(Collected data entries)
▬▬▬

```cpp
__global__ __launch_bounds__(256) void bn_apply_kernel(BnApplyArgs p) {
  extern __shared__ __attribute__((aligned(16))) float sm[];
  float* sc = sm; float* sh = sm + p.C; float* scr = sm + 2 * p.C; float* shr = sm + 3 * p.C;
  const float inv_m = 1.f / (float)p.M;
  const int cpr = p.C >> 3;
  const size_t total = (size_t)p.Mpad * cpr;
  size_t idx = (size_t)blockIdx.x * 256 + threadIdx.x;
  half8 x, rr;
  auto issue = [&](size_t i) {
    const size_t row = i / cpr; const int c0 = (int)(i % cpr) * 8;
    if (row < (size_t)p.M) {
      x = *reinterpret_cast<const half8*>(p.a.x + row * p.C + c0);
      if (p.r.x) rr = *reinterpret_cast<const half8*>(p.r.x + row * p.C + c0);
      else if (p.res) rr = *reinterpret_cast<const half8*>(p.res + row * p.C + c0);
    }
  };
  if (idx < total) issue(idx);
  for (int c = threadIdx.x; c < p.C; c += 256) {
    bn_scale_shift(p.a, c, inv_m, sc[c], sh[c]);
    if (p.r.x) bn_scale_shift(p.r, c, inv_m, scr[c], shr[c]);
  }
  __syncthreads();
  while (idx < total) {
    const size_t row = idx / cpr; const int c0 = (int)(idx % cpr) * 8;
    half8 o;
    if (row < (size_t)p.M) {
      float scv[8], shv[8], scrv[8], shrv[8];
      *reinterpret_cast<f32x4*>(scv) = *reinterpret_cast<const f32x4*>(sc + c0); *reinterpret_cast<f32x4*>(scv + 4) = *reinterpret_cast<const f32x4*>(sc + c0 + 4);
      *reinterpret_cast<f32x4*>(shv) = *reinterpret_cast<const f32x4*>(sh + c0); *reinterpret_cast<f32x4*>(shv + 4) = *reinterpret_cast<const f32x4*>(sh + c0 + 4);
      if (p.r.x) {
        *reinterpret_cast<f32x4*>(scrv) = *reinterpret_cast<const f32x4*>(scr + c0); *reinterpret_cast<f32x4*>(scrv + 4) = *reinterpret_cast<const f32x4*>(scr + c0 + 4);
        *reinterpret_cast<f32x4*>(shrv) = *reinterpret_cast<const f32x4*>(shr + c0); *reinterpret_cast<f32x4*>(shrv + 4) = *reinterpret_cast<const f32x4*>(shr + c0 + 4);
      }
#pragma unroll
      for (int j = 0; j < 8; ++j) {
        float v = fmaf((float)x[j], scv[j], shv[j]);
        if (p.r.x) v += fmaf((float)rr[j], scrv[j], shrv[j]);
        else if (p.res) v += (float)rr[j];
        if (p.relu) v = fmaxf(v, 0.f);
        o[j] = (half_t)v;
      }
    } else {
#pragma unroll
      for (int j = 0; j < 8; ++j) o[j] = (half_t)0.f;
    }
    *reinterpret_cast<half8*>(p.out + row * p.C + c0) = o;
    idx += (size_t)gridDim.x * 256;
    if (idx < total) issue(idx);
  }
}

inline int run_conv(neraf_ctx* ctx, hipStream_t st, const Arch& A, const Layout& L, int ci, const char* packed, char* ws,
             const half_t* input) {
  const ConvSpec& c = A.conv[ci];
  GemmParams g{};
  const int M = (int)cube(c.dout);
  g.A = input; g.lda = c.cin;
  g.B = (const half_t*)(packed + L.w[ci]); g.ldb = conv_kpad(c);
  g.M = M; g.N = c.cout; g.K = conv_kpad(c); g.Mpad = (int)rows_pad(c.dout); g.Npad = conv_npad(c); g.alpha = 1.f;
  g.tile_n = c.cout == 64 ? 64 : 0;
  g.alg_flops = 2.0 * (double)cube(c.dout) * (c.k * c.k * c.k) * c.cin_real * c.cout;
  g.C16 = (half_t*)(ws + L.pre[ci]); g.ldc16 = c.cout;
  float* stats = (float*)(ws + L.stat[ci]);
// ... 98 lines not shown
```

Measured before the change: 272.7 million field-samples/s.

## Optimize ResNet3D backward: compact stride-2 dgrad, heavy-first tclass order, stem dgrid rewrite

Adds a compact path for 1x1 stride-2 transposed dgrad that computes only the nonzero rows, and a heavy-class-first, XCD-aware block ordering for 3x3 tclass dgrad with 32x32 tiles when there are few tiles. The LOADER==2 stem conv gets precomputed bound masks and offsets with incremental tap stepping, replacing per-tap divisions. The stem grid-gradient kernel is restructured to load the 27 contributing dy values up front and iterate only over valid parity taps. The stem weight relayout moves into the backward weight-pack kernel so it no longer runs every step. Debug entry points are added for testing. The changes bring more code complexity and more remapping logic that has to be right.

```diff
diff --git a/include/neraf_hip.h b/include/neraf_hip.h
--- a/include/neraf_hip.h
+++ b/include/neraf_hip.h
@@ -252,6 +252,13 @@
                                    const void* x_f16, const float* w, const float* gamma, const float* beta, const float* g,
                                    void* y_f16, float* dx, float* dw, float* dgamma, float* dbeta, neraf_stream_t stream);
 
+int neraf_debug_stem_conv(neraf_ctx* ctx, int din, int cin_real, const void* x_f16, const float* w, void* y_f16, float* sums,
+                          neraf_stream_t stream);
+int neraf_debug_conv_transpose(neraf_ctx* ctx, int cin, int cout, int k, int din, const void* dy_f16, const float* w, void* dx_f16,
+                               int in_place, neraf_stream_t stream);
+int neraf_debug_stem_dgrid(neraf_ctx* ctx, int S, const void* dy_f16, const float* w, unsigned long long start, int n_cells, int n_ch,
+                           float inv_scale, float* out, neraf_stream_t stream);
+
 int neraf_camera_rays(neraf_ctx* ctx, const float* c2w, const float* fx, const float* fy, const float* cx, const float* cy,
                       const float* distortion, int n_cams,
                       const int64_t* cam_idx, int cam_single, const float* coords, int R, int width, float* origins, float* dirs,
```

▬▬▬

— WHAT YOU WILL DO —
Every entry must be given again exactly as it reads.

— ANSWER SECTION —
```cpp
__global__ __launch_bounds__(256) void bn_apply_kernel(BnApplyArgs p) {
  extern __shared__ __attribute__((aligned(16))) float sm[];
  float* sc = sm; float* sh = sm + p.C; float* scr = sm + 2 * p.C; float* shr = sm + 3 * p.C;
  const float inv_m = 1.f / (float)p.M;
  const int cpr = p.C >> 3;
  const size_t total = (size_t)p.Mpad * cpr;
  size_t idx = (size_t)blockIdx.x * 256 + threadIdx.x;
  half8 x, rr;
  auto issue = [&](size_t i) {
    const size_t row = i / cpr; const int c0 = (int)(i % cpr) * 8;
    if (row < (size_t)p.M) {
      x = *reinterpret_cast<const half8*>(p.a.x + row * p.C + c0);
      if (p.r.x) rr = *reinterpret_cast<const half8*>(p.r.x + row * p.C + c0);
      else if (p.res) rr = *reinterpret_cast<const half8*>(p.res + row * p.C + c0);
    }
  };
  if (idx < total) issue(idx);
  for (int c = threadIdx.x; c < p.C; c += 256) {
    bn_scale_shift(p.a, c, inv_m, sc[c], sh[c]);
    if (p.r.x) bn_scale_shift(p.r, c, inv_m, scr[c], shr[c]);
  }
  __syncthreads();
  while (idx < total) {
    const size_t row = idx / cpr; const int c0 = (int)(idx % cpr) * 8;
    half8 o;
    if (row < (size_t)p.M) {
      float scv[8], shv[8], scrv[8], shrv[8];
      *reinterpret_cast<f32x4*>(scv) = *reinterpret_cast<const f32x4*>(sc + c0); *reinterpret_cast<f32x4*>(scv + 4) = *reinterpret_cast<const f32x4*>(sc + c0 + 4);
      *reinterpret_cast<f32x4*>(shv) = *reinterpret_cast<const f32x4*>(sh + c0); *reinterpret_cast<f32x4*>(shv + 4) = *reinterpret_cast<const f32x4*>(sh + c0 + 4);
      if (p.r.x) {
        *reinterpret_cast<f32x4*>(scrv) = *reinterpret_cast<const f32x4*>(scr + c0); *reinterpret_cast<f32x4*>(scrv + 4) = *reinterpret_cast<const f32x4*>(scr + c0 + 4);
        *reinterpret_cast<f32x4*>(shrv) = *reinterpret_cast<const f32x4*>(shr + c0); *reinterpret_cast<f32x4*>(shrv + 4) = *reinterpret_cast<const f32x4*>(shr + c0 + 4);
      }
#pragma unroll
      for (int j = 0; j < 8; ++j) {
        float v = fmaf((float)x[j], scv[j], shv[j]);
        if (p.r.x) v += fmaf((float)rr[j], scrv[j], shrv[j]);
        else if (p.res) v += (float)rr[j];
        if (p.relu) v = fmaxf(v, 0.f);
        o[j] = (half_t)v;
      }
    } else {
#pragma unroll
      for (int j = 0; j < 8; ++j) o[j] = (half_t)0.f;
    }
    *reinterpret_cast<half8*>(p.out + row * p.C + c0) = o;
    idx += (size_t)gridDim.x * 256;
    if (idx < total) issue(idx);
  }
}

inline int run_conv(neraf_ctx* ctx, hipStream_t st, const Arch& A, const Layout& L, int ci, const char* packed, char* ws,
             const half_t* input) {
  const ConvSpec& c = A.conv[ci];
  GemmParams g{};
  const int M = (int)cube(c.dout);
  g.A = input; g.lda = c.cin;
  g.B = (const half_t*)(packed + L.w[ci]); g.ldb = conv_kpad(c);
  g.M = M; g.N = c.cout; g.K = conv_kpad(c); g.Mpad = (int)rows_pad(c.dout); g.Npad = conv_npad(c); g.alpha = 1.f;
  g.tile_n = c.cout == 64 ? 64 : 0;
  g.alg_flops = 2.0 * (double)cube(c.dout) * (c.k * c.k * c.k) * c.cin_real * c.cout;
  g.C16 = (half_t*)(ws + L.pre[ci]); g.ldc16 = c.cout;
  float* stats = (float*)(ws + L.stat[ci]);
// ... 98 lines not shown
```

Measured before the change: 272.7 million field-samples/s.

## Optimize ResNet3D backward: compact stride-2 dgrad, heavy-first tclass order, stem dgrid rewrite

Adds a compact path for 1x1 stride-2 transposed dgrad that computes only the nonzero rows, and a heavy-class-first, XCD-aware block ordering for 3x3 tclass dgrad with 32x32 tiles when there are few tiles. The LOADER==2 stem conv gets precomputed bound masks and offsets with incremental tap stepping, replacing per-tap divisions. The stem grid-gradient kernel is restructured to load the 27 contributing dy values up front and iterate only over valid parity taps. The stem weight relayout moves into the backward weight-pack kernel so it no longer runs every step. Debug entry points are added for testing. The changes bring more code complexity and more remapping logic that has to be right.

```diff
diff --git a/include/neraf_hip.h b/include/neraf_hip.h
--- a/include/neraf_hip.h
+++ b/include/neraf_hip.h
@@ -252,6 +252,13 @@
                                    const void* x_f16, const float* w, const float* gamma, const float* beta, const float* g,
                                    void* y_f16, float* dx, float* dw, float* dgamma, float* dbeta, neraf_stream_t stream);
 
+int neraf_debug_stem_conv(neraf_ctx* ctx, int din, int cin_real, const void* x_f16, const float* w, void* y_f16, float* sums,
+                          neraf_stream_t stream);
+int neraf_debug_conv_transpose(neraf_ctx* ctx, int cin, int cout, int k, int din, const void* dy_f16, const float* w, void* dx_f16,
+                               int in_place, neraf_stream_t stream);
+int neraf_debug_stem_dgrid(neraf_ctx* ctx, int S, const void* dy_f16, const float* w, unsigned long long start, int n_cells, int n_ch,
+                           float inv_scale, float* out, neraf_stream_t stream);
+
 int neraf_camera_rays(neraf_ctx* ctx, const float* c2w, const float* fx, const float* fy, const float* cx, const float* cy,
                       const float* distortion, int n_cams,
                       const int64_t* cam_idx, int cam_single, const float* coords, int R, int width, float* origins, float* dirs,
```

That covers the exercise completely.